* _Action item_: Each line containing the string "static" should be copied out of the entries.

━━━━━━━━━━

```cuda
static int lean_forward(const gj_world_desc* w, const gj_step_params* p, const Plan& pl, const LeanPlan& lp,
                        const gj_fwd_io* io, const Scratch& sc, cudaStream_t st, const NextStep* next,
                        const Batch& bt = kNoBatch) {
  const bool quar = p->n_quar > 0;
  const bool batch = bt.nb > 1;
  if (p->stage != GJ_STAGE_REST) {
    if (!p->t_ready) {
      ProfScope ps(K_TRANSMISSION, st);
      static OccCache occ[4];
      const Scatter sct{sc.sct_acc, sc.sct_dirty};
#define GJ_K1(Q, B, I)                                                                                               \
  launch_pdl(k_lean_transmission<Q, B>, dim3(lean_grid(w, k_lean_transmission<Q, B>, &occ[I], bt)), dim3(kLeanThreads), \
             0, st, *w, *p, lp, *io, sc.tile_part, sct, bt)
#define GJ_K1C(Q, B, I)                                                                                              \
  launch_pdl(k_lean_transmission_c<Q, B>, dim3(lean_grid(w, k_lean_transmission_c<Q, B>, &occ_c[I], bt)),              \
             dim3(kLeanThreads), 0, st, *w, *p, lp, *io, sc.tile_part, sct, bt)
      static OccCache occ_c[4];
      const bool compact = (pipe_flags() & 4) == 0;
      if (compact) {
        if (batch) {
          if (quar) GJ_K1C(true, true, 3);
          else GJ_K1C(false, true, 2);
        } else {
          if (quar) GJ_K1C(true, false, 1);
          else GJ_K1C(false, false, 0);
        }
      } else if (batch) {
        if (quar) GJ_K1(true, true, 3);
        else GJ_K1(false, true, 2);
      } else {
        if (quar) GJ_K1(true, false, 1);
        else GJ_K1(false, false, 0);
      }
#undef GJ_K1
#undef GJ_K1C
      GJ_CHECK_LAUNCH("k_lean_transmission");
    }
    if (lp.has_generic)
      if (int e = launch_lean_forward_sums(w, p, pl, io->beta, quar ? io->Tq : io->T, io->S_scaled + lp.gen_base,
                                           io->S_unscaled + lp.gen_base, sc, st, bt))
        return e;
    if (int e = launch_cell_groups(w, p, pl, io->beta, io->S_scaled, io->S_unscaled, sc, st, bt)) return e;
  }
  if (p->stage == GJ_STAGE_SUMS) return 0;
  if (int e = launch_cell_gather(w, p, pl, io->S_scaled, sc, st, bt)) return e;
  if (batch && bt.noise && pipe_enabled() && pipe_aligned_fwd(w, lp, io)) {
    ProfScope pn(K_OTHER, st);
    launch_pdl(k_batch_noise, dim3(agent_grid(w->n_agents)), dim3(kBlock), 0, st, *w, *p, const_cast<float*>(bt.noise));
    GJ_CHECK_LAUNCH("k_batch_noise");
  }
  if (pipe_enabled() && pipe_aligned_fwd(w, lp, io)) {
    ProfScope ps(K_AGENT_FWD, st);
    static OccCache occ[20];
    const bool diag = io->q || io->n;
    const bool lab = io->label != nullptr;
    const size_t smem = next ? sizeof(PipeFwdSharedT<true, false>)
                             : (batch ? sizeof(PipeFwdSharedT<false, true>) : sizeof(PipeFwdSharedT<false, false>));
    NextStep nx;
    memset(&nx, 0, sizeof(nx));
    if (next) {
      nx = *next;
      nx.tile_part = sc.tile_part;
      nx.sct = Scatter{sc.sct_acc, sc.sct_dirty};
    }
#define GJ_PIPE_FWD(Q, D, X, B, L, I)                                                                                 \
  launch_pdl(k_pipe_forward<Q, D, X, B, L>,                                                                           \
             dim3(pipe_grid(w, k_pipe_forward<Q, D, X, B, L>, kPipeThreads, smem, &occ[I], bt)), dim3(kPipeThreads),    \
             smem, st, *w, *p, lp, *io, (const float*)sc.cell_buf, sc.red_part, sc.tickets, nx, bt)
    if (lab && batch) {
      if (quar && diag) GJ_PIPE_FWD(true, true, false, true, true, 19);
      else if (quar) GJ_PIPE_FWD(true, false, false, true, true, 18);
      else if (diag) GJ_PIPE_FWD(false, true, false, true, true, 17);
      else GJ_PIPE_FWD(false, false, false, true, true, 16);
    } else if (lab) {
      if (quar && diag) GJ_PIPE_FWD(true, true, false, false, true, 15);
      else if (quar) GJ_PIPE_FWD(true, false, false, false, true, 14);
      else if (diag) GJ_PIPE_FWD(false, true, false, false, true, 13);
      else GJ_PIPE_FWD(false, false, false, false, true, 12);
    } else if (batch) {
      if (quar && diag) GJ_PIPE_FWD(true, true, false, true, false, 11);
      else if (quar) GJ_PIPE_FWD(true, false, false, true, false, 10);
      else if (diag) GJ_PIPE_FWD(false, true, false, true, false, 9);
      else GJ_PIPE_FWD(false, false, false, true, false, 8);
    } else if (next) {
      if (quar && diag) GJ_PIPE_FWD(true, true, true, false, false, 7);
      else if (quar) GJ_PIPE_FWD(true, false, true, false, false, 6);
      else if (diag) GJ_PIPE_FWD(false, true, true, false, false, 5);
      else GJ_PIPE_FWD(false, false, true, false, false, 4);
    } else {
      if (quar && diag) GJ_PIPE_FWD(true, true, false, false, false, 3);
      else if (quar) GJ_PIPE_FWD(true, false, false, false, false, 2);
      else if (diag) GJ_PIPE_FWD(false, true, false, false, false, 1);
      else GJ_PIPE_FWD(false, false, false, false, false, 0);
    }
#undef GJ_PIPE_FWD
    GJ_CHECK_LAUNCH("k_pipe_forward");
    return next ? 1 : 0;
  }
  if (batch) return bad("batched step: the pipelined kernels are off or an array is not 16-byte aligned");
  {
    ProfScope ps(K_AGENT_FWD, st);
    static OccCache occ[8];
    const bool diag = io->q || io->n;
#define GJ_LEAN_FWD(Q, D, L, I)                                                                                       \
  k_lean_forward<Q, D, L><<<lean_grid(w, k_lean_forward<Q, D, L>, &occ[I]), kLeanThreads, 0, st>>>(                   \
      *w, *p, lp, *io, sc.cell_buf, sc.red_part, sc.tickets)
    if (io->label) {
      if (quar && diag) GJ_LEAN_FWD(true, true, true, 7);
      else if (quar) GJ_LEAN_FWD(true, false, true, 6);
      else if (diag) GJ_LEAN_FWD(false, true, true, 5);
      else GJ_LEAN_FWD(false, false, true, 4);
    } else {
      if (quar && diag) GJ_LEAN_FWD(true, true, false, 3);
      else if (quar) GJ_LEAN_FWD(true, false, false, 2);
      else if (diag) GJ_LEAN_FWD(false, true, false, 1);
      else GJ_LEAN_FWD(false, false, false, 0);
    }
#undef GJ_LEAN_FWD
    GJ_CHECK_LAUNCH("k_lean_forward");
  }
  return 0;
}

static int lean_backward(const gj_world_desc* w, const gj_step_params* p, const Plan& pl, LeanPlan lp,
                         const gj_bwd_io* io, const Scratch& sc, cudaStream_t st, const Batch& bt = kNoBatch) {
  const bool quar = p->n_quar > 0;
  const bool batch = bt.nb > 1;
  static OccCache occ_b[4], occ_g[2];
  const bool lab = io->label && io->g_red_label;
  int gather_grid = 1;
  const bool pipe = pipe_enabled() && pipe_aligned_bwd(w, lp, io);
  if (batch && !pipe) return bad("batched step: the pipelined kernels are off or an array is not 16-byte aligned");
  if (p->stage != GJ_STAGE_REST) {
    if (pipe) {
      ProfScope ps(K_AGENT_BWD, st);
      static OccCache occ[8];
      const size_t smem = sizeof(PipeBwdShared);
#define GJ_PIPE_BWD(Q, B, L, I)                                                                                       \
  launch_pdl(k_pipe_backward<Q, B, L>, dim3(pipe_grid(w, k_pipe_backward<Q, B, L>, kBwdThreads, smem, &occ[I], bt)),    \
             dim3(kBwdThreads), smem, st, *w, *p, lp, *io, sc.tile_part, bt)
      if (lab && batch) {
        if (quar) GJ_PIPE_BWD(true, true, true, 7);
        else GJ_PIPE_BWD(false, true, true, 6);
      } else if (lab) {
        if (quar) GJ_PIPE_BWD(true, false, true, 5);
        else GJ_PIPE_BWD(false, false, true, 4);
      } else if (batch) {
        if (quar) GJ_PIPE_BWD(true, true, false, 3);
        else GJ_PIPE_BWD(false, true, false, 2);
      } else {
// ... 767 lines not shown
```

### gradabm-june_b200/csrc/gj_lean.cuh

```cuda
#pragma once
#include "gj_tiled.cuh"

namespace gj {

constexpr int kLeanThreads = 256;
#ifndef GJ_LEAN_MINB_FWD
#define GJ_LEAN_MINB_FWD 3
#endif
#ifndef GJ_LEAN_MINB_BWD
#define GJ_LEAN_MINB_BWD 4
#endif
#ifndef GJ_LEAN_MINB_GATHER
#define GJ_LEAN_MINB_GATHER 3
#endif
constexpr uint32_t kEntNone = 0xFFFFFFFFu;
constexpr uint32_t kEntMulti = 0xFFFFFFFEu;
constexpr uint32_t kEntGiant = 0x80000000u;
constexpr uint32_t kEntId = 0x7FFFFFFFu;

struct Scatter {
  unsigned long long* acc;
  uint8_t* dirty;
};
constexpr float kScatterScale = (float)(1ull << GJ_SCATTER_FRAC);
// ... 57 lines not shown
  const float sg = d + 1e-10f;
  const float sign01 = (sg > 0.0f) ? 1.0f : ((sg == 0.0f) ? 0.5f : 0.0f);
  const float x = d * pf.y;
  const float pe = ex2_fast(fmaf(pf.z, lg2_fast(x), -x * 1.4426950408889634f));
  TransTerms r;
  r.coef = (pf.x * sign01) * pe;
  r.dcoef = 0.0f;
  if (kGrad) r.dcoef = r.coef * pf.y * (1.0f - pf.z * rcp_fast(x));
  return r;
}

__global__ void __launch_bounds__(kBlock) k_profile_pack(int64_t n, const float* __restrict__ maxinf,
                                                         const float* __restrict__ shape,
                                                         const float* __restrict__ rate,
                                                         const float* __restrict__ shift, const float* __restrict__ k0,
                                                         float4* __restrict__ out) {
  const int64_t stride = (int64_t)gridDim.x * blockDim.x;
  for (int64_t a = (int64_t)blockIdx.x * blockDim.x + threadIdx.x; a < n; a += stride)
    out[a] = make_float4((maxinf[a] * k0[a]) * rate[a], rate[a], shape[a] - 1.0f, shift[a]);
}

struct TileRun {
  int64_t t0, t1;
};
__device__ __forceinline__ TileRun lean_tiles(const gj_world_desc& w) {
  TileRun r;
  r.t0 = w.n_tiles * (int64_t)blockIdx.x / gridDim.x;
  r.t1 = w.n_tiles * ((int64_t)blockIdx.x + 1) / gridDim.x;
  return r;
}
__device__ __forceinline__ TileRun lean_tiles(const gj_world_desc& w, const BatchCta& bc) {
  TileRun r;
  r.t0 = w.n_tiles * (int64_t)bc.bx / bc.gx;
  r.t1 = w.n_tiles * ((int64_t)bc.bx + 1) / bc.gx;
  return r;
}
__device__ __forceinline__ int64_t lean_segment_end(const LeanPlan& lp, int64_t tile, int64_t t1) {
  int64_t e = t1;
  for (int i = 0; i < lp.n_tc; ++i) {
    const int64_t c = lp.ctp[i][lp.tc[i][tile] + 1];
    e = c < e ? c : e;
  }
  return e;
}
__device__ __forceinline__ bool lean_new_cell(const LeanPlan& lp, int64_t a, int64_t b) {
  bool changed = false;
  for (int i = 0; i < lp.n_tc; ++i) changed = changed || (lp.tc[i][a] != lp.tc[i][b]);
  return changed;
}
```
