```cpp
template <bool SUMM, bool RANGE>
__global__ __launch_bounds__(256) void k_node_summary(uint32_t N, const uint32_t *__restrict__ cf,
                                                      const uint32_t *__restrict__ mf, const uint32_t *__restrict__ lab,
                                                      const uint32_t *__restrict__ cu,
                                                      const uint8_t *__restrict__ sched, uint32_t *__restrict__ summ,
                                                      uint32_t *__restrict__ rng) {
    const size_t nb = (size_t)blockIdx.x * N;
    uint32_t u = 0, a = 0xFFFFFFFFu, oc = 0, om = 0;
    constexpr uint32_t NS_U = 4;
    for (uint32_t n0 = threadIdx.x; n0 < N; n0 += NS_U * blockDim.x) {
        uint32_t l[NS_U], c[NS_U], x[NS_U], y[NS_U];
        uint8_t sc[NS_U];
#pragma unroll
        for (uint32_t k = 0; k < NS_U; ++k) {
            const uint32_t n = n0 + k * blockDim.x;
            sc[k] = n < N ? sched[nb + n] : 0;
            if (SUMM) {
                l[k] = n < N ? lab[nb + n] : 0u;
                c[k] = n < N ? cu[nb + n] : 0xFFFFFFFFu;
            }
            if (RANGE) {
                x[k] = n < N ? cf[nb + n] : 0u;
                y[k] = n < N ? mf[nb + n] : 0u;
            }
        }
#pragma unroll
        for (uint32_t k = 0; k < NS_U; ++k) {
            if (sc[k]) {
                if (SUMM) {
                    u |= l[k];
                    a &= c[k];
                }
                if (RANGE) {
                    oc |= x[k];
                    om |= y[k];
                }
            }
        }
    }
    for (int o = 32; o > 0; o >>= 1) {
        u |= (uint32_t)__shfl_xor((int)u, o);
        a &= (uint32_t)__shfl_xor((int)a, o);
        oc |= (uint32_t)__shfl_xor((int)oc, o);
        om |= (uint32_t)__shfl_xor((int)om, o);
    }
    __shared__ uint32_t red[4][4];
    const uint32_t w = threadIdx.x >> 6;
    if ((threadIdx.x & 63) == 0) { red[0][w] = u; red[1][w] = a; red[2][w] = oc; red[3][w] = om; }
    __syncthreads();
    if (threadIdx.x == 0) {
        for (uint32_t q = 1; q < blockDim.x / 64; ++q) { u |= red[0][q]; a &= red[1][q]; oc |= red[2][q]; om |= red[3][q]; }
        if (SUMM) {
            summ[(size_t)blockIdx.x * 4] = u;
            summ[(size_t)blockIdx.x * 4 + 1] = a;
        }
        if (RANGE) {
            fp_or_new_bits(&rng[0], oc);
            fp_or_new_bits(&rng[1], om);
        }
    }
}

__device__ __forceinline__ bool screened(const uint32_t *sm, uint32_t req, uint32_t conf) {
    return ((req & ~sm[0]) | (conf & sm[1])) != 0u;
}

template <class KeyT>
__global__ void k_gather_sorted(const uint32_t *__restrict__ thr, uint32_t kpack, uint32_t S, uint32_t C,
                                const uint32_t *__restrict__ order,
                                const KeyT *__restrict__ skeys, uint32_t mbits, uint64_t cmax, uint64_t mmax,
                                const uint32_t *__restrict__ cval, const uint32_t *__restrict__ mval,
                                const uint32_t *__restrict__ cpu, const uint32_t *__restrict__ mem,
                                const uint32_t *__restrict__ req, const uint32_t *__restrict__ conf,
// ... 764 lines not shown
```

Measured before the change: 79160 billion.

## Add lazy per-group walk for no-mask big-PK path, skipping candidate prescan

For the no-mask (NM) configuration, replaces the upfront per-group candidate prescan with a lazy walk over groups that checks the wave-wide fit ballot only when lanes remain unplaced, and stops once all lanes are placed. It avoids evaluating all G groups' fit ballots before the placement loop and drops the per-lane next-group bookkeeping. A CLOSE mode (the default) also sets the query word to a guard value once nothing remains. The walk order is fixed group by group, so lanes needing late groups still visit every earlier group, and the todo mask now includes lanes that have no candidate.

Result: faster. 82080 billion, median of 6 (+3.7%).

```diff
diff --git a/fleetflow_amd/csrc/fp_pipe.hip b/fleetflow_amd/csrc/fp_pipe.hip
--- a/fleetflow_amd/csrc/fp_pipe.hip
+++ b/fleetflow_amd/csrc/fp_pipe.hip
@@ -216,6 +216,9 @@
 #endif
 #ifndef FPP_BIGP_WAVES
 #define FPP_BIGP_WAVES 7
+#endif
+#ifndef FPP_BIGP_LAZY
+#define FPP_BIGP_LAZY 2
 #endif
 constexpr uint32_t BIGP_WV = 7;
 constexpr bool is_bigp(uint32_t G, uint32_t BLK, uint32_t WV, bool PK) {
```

━━━━━━━━━━

* _Response to this exercise_:
static int lean_forward(const gj_world_desc* w, const gj_step_params* p, const Plan& pl, const LeanPlan& lp,
      static OccCache occ[4];
      static OccCache occ_c[4];
    static OccCache occ[20];
    static OccCache occ[8];
static int lean_backward(const gj_world_desc* w, const gj_step_params* p, const Plan& pl, LeanPlan lp,
  static OccCache occ_b[4], occ_g[2];
      static OccCache occ[8];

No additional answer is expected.